## PROBLEM DETAILS
Only lines with the string "skips" are wanted. Pull them out of the data.

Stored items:

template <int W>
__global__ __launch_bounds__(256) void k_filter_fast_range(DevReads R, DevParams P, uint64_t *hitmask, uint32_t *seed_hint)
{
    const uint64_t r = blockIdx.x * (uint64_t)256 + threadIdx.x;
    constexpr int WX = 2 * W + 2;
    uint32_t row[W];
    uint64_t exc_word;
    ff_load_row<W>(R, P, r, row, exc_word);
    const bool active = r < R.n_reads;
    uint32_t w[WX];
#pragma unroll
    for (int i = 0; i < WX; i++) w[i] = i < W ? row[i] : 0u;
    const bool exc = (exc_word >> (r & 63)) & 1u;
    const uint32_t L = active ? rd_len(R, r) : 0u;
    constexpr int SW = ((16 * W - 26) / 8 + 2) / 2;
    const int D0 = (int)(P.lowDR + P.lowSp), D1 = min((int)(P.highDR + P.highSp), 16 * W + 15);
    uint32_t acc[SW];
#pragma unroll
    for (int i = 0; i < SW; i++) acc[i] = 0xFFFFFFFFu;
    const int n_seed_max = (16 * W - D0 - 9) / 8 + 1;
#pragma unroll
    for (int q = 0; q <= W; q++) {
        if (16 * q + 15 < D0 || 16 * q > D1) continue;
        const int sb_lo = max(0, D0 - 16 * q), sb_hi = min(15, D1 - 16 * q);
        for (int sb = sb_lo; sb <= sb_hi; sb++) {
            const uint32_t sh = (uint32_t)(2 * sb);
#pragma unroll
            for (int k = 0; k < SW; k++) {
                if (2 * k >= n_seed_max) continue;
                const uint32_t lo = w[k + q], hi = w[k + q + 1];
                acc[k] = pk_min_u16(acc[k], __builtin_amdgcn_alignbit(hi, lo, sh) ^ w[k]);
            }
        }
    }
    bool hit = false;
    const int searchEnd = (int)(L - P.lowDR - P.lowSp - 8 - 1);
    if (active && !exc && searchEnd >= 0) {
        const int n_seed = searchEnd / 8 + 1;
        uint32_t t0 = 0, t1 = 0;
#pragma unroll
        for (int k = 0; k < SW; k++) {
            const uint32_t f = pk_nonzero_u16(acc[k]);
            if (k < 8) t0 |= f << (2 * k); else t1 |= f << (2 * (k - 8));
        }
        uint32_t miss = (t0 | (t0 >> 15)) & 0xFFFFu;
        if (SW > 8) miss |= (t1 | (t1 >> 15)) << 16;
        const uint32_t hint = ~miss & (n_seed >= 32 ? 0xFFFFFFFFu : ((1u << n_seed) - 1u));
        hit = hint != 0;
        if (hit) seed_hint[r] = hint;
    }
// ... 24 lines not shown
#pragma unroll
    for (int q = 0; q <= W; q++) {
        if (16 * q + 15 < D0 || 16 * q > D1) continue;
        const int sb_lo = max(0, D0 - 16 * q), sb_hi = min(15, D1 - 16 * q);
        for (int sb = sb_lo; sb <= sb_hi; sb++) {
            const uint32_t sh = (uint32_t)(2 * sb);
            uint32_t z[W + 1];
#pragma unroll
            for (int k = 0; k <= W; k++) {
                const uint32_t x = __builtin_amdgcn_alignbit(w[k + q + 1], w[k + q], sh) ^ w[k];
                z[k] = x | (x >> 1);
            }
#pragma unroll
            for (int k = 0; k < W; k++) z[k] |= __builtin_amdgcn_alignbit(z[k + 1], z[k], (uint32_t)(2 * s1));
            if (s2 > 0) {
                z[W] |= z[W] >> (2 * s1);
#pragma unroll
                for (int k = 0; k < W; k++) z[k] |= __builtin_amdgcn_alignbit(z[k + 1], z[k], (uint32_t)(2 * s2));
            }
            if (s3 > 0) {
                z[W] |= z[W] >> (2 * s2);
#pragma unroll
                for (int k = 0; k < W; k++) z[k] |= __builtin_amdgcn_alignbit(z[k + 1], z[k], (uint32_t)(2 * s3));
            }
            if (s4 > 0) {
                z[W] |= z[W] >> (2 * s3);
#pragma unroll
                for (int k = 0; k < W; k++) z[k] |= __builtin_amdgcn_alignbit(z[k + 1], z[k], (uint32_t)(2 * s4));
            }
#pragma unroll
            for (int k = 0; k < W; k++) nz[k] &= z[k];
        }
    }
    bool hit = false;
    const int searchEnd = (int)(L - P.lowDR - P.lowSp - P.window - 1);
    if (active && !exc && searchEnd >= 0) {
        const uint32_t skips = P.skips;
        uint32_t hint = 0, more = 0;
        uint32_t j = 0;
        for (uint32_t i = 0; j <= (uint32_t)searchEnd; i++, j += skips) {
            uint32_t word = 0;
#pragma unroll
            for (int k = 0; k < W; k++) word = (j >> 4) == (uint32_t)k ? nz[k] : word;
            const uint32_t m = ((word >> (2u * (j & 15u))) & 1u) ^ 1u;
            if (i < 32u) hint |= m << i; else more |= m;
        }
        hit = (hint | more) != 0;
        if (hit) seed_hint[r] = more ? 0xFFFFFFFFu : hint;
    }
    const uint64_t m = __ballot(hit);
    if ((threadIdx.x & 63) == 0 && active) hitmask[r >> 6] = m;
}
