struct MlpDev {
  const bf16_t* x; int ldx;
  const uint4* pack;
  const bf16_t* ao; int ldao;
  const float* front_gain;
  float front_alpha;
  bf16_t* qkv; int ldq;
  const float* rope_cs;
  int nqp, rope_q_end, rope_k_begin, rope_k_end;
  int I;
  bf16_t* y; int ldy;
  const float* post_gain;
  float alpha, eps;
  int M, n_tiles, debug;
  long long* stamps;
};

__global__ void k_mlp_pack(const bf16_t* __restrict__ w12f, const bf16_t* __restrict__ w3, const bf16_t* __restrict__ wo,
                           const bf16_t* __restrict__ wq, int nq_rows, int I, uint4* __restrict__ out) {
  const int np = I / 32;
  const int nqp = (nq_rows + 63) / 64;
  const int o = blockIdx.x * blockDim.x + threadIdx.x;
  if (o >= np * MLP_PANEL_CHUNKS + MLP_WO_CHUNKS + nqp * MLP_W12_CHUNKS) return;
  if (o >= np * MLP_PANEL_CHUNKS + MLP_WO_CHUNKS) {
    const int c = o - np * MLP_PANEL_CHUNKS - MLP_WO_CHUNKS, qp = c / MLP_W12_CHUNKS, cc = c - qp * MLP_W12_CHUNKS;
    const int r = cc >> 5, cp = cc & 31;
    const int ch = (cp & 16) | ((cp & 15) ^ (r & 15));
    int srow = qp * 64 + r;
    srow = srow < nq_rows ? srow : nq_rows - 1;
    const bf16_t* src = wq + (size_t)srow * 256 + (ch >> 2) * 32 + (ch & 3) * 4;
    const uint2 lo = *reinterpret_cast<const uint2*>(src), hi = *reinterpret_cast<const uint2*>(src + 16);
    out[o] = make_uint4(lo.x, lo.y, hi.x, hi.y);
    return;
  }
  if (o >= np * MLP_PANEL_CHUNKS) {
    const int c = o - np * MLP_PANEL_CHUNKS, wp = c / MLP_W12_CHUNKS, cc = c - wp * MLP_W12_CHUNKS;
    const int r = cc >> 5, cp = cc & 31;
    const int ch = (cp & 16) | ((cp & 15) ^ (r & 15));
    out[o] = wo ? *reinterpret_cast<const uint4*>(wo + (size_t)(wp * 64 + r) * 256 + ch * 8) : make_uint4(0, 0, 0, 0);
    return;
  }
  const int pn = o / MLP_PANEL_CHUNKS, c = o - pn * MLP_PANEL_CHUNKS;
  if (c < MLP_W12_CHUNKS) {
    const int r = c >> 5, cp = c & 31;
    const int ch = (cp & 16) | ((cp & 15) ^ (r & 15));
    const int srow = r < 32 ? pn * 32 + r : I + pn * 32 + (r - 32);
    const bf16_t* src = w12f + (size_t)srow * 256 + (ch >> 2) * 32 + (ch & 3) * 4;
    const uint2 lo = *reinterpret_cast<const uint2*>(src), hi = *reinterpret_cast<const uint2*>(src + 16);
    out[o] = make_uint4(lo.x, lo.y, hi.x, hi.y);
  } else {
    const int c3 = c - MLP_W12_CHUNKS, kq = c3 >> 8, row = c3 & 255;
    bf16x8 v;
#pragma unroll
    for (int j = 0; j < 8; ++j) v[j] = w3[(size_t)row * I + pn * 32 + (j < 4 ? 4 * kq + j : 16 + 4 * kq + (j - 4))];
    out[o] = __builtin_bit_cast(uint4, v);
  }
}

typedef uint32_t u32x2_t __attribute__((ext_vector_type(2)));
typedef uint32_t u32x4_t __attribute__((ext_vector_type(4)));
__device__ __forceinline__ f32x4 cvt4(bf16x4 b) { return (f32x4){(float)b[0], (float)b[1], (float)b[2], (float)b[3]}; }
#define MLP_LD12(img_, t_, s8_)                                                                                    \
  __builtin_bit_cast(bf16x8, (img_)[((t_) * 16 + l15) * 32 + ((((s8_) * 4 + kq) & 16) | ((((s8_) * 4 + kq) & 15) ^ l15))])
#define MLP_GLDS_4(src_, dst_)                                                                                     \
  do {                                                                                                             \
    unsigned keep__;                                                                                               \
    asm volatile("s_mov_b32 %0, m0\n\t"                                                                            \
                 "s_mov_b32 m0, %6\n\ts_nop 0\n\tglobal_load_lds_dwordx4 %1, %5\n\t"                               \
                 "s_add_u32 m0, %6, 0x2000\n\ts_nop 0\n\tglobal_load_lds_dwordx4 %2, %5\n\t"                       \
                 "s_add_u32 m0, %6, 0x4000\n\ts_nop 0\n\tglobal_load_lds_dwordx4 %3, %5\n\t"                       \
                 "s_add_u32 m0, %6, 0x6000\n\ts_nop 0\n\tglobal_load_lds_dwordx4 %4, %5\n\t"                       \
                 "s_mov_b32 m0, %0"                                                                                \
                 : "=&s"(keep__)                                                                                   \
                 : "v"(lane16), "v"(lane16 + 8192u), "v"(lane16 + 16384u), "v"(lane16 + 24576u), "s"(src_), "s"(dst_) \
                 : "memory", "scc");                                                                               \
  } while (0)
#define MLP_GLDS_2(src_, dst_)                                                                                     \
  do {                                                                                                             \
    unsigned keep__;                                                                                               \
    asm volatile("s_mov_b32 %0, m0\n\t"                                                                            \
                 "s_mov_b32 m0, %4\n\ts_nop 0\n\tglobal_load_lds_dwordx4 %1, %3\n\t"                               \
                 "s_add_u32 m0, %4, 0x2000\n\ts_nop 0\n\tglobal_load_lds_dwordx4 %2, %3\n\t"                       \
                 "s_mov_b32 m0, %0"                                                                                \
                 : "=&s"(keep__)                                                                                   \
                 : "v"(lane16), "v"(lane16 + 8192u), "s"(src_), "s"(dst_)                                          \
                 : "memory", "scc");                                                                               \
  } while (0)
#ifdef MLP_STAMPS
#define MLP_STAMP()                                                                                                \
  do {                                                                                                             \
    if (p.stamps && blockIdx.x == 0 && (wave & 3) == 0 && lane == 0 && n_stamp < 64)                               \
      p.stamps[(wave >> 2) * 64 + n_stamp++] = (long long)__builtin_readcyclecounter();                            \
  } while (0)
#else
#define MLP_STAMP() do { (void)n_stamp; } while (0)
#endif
--
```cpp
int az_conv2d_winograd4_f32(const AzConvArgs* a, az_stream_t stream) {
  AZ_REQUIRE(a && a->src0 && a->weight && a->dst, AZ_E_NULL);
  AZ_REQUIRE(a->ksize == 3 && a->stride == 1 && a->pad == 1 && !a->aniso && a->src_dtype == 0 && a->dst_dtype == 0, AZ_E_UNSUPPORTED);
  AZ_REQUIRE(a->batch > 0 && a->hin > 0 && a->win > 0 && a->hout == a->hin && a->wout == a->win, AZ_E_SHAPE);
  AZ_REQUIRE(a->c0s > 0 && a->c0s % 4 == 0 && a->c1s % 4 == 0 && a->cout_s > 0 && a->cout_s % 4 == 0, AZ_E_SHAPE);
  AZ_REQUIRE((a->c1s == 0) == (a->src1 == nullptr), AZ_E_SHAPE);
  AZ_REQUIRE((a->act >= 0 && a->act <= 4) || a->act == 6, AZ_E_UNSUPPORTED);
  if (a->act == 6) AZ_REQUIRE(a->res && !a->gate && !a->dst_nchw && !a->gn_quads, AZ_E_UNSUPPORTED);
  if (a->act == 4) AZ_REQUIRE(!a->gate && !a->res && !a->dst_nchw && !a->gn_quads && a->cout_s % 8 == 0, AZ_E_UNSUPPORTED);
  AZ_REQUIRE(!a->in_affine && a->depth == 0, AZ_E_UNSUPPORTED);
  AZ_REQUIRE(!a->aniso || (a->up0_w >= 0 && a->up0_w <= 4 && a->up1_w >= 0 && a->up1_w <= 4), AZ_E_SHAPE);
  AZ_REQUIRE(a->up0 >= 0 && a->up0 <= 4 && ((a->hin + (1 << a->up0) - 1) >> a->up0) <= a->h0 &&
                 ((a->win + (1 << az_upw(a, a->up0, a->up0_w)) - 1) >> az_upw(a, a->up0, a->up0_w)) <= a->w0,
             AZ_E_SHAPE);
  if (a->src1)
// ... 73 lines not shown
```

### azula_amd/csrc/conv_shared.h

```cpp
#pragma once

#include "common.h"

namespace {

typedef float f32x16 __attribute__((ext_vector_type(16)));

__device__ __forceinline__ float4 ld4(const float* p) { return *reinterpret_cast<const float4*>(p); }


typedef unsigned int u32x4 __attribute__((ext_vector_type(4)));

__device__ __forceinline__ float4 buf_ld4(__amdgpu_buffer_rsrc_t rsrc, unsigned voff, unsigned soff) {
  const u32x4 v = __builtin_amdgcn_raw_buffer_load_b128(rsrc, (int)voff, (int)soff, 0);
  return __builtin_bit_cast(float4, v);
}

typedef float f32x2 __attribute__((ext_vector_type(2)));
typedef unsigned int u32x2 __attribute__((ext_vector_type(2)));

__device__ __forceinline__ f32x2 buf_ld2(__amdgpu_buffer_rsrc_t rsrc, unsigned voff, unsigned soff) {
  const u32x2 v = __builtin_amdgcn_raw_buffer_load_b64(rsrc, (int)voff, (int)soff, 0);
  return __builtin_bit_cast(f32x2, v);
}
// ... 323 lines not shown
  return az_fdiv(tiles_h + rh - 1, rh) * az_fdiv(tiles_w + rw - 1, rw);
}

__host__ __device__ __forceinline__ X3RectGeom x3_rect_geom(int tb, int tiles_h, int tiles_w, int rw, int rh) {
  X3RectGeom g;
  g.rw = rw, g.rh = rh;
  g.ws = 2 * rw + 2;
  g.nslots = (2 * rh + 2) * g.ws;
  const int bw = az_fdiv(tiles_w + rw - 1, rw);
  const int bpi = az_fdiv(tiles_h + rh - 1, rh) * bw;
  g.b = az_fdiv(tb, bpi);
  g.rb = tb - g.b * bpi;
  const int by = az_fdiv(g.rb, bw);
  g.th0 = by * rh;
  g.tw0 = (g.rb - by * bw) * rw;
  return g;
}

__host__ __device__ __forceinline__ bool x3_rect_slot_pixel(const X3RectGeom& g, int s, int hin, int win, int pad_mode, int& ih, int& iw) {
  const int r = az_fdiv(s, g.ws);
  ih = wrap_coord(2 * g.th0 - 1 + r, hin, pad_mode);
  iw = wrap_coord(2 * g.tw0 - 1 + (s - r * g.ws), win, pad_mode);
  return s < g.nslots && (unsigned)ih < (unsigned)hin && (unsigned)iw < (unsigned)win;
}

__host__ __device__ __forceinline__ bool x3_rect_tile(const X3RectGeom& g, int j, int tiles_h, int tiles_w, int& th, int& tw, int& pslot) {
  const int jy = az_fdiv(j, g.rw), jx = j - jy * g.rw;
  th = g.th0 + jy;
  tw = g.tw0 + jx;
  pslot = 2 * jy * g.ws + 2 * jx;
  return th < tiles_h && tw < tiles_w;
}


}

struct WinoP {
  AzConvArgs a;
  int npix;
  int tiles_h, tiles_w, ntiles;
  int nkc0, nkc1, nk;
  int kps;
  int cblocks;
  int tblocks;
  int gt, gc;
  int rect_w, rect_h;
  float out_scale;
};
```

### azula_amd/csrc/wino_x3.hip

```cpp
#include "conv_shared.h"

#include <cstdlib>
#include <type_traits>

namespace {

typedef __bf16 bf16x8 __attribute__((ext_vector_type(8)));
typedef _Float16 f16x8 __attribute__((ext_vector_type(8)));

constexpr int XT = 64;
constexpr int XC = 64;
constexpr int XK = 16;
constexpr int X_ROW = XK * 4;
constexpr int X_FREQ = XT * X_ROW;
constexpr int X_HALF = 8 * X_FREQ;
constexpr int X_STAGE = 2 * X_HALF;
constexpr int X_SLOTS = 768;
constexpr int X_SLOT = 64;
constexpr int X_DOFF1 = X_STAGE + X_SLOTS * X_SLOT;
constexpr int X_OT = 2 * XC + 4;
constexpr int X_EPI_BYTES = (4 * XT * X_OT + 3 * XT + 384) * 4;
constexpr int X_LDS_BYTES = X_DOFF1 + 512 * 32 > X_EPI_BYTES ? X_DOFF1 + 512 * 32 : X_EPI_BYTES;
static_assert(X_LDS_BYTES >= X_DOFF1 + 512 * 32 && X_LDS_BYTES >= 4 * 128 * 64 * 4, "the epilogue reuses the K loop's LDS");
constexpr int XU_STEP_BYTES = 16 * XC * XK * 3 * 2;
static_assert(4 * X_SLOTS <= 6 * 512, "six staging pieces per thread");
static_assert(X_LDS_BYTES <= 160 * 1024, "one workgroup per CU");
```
--
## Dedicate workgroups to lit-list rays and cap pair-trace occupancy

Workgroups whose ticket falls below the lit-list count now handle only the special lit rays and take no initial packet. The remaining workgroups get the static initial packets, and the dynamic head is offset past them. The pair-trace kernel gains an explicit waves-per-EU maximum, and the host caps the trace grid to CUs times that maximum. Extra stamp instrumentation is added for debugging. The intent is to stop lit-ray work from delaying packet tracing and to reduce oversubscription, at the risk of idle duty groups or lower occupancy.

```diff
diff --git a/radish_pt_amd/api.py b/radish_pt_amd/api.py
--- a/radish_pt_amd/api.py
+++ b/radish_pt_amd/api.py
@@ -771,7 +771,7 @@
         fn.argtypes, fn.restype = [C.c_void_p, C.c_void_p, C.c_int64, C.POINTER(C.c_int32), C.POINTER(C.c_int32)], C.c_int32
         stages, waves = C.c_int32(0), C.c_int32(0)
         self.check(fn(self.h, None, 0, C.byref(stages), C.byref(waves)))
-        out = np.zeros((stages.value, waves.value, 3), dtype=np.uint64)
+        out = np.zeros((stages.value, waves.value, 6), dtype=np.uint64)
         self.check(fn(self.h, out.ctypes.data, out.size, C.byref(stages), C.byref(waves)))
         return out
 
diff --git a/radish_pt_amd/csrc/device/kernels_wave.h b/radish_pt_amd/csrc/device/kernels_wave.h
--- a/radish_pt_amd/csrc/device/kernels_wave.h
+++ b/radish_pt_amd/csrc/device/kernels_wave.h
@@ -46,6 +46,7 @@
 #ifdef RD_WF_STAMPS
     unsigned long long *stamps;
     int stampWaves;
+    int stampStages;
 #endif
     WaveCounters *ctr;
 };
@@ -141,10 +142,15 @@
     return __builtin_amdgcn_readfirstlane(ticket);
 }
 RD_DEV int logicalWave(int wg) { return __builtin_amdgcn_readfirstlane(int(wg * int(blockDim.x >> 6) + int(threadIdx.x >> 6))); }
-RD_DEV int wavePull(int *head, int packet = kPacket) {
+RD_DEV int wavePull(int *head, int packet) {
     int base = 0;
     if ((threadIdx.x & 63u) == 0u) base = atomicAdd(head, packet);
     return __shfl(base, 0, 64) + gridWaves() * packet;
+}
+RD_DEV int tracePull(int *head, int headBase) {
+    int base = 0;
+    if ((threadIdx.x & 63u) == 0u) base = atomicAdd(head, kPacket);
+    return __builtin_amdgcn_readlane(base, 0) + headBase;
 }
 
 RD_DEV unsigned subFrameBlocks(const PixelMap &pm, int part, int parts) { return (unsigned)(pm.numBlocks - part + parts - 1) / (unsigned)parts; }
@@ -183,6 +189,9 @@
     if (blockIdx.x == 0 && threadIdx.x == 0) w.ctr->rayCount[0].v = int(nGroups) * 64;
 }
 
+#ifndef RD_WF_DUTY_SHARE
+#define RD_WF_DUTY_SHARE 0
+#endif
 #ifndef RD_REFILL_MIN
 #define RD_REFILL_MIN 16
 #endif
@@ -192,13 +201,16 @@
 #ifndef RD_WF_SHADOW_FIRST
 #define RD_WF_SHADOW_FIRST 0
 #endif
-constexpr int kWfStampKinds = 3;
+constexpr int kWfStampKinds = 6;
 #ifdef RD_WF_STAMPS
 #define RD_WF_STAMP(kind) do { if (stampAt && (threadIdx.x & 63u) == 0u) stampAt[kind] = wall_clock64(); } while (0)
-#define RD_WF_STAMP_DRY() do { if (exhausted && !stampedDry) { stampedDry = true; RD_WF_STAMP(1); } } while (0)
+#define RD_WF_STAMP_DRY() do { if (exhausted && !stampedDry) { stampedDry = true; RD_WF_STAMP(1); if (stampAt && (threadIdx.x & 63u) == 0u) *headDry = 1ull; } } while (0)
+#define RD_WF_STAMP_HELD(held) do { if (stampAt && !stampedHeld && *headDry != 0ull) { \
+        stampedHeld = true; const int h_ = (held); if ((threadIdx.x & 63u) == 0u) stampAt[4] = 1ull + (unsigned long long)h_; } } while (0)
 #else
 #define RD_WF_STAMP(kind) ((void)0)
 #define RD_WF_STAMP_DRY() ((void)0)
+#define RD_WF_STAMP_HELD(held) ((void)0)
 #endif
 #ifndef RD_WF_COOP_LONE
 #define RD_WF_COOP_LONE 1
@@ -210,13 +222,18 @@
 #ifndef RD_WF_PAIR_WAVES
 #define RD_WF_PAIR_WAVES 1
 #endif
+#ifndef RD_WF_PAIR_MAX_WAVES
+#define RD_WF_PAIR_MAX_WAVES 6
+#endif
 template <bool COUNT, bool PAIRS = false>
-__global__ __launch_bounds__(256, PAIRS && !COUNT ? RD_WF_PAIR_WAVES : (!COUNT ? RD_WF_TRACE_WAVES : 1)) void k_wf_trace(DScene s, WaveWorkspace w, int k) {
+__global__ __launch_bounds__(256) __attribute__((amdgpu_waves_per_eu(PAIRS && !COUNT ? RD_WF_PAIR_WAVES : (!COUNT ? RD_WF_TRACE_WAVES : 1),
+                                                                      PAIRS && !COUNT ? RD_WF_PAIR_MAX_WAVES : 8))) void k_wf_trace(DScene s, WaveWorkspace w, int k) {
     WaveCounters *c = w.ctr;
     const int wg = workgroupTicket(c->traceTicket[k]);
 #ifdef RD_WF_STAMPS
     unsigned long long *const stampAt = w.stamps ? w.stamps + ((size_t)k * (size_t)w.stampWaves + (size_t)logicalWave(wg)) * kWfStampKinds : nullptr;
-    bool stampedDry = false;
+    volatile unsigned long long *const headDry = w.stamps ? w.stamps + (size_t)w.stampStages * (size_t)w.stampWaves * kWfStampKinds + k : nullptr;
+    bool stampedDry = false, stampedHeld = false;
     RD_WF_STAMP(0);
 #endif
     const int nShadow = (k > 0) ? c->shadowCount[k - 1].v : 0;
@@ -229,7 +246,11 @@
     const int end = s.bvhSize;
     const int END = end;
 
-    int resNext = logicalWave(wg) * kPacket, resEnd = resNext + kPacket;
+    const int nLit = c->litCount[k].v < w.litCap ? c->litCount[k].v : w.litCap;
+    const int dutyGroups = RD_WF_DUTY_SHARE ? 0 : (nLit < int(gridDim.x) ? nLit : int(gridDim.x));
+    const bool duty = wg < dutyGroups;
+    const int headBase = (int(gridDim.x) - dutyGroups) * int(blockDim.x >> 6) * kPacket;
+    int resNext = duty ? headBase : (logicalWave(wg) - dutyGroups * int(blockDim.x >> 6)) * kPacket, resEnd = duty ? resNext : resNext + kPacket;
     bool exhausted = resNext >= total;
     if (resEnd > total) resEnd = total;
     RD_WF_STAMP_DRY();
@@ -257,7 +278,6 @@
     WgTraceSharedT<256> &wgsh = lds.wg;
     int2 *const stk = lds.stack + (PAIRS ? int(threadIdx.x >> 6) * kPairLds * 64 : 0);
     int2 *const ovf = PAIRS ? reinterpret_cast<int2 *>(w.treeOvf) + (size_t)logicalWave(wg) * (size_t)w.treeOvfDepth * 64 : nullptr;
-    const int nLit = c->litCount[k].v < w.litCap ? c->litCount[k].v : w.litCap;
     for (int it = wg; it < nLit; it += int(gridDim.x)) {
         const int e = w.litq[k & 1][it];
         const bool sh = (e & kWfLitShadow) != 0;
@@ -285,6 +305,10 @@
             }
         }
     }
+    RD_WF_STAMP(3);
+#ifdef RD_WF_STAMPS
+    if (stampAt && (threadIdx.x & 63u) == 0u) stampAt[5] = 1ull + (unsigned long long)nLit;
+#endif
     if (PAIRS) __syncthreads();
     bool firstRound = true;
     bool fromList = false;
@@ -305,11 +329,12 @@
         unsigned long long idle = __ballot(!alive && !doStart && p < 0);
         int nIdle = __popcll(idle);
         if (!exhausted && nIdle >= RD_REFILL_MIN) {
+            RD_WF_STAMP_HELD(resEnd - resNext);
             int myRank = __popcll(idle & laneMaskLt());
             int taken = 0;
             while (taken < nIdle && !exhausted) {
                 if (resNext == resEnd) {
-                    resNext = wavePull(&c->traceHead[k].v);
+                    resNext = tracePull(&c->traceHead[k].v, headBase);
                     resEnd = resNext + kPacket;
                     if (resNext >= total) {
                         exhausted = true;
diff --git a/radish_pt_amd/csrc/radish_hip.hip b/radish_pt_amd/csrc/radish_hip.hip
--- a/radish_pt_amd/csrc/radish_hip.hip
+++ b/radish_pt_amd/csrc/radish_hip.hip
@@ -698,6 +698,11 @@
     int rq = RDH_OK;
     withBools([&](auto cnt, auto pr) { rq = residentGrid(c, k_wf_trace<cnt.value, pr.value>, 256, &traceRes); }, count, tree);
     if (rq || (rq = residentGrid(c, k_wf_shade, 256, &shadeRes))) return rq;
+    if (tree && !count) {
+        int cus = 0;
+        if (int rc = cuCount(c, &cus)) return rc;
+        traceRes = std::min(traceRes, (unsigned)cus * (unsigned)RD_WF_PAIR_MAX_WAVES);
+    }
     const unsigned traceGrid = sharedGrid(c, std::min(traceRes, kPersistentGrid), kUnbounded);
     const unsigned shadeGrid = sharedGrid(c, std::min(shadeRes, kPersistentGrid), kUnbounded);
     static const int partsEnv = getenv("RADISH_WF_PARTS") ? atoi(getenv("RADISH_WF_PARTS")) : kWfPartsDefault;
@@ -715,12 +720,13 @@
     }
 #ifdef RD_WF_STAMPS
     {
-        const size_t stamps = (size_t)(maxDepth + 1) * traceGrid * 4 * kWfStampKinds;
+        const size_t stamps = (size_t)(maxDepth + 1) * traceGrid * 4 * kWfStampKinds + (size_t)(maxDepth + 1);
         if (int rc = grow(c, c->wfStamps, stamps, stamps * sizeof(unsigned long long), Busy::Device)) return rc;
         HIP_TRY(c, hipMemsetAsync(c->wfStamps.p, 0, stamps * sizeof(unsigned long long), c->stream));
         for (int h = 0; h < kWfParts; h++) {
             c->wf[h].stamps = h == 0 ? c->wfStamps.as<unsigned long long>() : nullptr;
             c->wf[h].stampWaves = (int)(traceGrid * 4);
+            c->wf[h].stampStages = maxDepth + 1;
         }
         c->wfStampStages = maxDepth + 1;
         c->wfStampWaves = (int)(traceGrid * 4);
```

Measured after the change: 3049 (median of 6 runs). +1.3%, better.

## RESPONSE BOX
        const uint32_t skips = P.skips;
        for (uint32_t i = 0; j <= (uint32_t)searchEnd; i++, j += skips) {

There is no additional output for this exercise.